<<<<
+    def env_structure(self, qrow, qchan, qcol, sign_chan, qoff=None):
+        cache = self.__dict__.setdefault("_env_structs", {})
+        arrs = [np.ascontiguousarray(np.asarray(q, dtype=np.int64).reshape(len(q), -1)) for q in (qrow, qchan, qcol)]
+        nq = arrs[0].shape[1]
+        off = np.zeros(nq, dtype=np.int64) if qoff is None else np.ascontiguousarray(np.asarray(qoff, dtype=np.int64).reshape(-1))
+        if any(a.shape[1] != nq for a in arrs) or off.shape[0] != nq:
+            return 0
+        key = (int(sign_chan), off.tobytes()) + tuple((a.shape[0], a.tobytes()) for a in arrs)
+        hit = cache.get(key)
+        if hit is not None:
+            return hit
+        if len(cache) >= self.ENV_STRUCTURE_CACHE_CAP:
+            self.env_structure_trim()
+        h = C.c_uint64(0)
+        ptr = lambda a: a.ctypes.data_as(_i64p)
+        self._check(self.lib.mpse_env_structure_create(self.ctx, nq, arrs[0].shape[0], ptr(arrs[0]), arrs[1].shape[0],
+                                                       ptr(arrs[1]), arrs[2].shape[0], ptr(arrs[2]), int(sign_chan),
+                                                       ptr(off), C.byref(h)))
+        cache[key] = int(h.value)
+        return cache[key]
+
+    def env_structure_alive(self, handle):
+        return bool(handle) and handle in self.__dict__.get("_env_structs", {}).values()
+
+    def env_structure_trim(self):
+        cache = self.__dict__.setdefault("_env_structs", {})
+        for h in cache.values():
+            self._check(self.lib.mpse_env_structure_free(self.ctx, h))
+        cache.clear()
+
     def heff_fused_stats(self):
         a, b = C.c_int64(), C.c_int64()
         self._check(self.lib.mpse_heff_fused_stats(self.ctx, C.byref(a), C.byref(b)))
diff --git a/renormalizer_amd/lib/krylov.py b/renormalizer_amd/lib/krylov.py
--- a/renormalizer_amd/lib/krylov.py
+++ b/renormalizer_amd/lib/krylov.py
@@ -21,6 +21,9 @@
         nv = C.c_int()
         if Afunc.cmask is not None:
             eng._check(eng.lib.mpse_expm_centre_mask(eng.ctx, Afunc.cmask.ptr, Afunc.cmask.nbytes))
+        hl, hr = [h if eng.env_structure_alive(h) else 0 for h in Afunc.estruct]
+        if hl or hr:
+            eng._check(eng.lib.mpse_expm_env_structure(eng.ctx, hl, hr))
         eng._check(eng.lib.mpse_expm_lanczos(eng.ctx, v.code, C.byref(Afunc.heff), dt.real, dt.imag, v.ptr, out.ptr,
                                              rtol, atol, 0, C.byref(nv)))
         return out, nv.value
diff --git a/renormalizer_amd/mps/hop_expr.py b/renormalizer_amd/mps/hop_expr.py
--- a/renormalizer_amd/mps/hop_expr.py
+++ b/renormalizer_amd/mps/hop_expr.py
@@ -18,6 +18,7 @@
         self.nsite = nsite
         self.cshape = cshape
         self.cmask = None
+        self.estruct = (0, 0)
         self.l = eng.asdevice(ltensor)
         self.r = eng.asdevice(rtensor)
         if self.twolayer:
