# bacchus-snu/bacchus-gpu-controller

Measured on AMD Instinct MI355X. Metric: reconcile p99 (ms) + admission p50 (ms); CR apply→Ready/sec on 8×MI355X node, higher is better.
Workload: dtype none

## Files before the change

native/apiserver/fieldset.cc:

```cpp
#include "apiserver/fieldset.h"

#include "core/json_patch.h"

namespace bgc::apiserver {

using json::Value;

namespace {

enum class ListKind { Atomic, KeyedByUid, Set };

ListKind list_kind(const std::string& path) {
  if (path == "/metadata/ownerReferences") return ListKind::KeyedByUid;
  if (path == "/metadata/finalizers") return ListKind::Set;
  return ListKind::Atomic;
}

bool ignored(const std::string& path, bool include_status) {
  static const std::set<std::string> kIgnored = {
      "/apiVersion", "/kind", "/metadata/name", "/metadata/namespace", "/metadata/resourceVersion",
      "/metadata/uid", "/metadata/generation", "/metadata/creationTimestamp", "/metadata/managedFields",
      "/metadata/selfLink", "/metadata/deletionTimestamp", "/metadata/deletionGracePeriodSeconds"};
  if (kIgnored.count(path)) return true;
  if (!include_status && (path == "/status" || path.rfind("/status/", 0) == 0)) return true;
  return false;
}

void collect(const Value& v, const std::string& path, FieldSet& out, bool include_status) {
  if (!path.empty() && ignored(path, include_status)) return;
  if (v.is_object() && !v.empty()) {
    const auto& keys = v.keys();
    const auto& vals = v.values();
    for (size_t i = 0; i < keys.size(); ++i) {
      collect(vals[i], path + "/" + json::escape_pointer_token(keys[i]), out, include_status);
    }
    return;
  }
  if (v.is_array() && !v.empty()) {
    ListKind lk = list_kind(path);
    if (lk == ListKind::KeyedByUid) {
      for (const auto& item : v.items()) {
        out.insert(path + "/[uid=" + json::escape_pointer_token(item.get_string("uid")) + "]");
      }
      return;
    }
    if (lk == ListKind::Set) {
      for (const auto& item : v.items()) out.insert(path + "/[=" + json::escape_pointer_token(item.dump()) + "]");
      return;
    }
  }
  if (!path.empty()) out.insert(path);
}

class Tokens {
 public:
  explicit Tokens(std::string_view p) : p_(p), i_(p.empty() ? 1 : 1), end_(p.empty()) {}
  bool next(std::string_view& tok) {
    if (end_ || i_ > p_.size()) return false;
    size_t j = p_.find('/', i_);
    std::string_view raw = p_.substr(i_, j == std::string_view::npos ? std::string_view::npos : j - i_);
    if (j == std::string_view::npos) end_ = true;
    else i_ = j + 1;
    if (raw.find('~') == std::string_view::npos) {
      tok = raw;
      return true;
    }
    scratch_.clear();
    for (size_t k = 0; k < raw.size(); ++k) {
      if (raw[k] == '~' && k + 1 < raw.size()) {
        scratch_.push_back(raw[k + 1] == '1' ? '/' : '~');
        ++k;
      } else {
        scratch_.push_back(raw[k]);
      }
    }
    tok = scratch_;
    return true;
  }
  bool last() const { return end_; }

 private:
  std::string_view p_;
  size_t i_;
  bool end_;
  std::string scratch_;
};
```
>>>>
> **EXERCISE**
Check the data for the word "npos" and pull out the lines that have it.

> **RESPONSE TO THIS TASK**
    std::string_view raw = p_.substr(i_, j == std::string_view::npos ? std::string_view::npos : j - i_);
    if (j == std::string_view::npos) end_ = true;
    if (raw.find('~') == std::string_view::npos) {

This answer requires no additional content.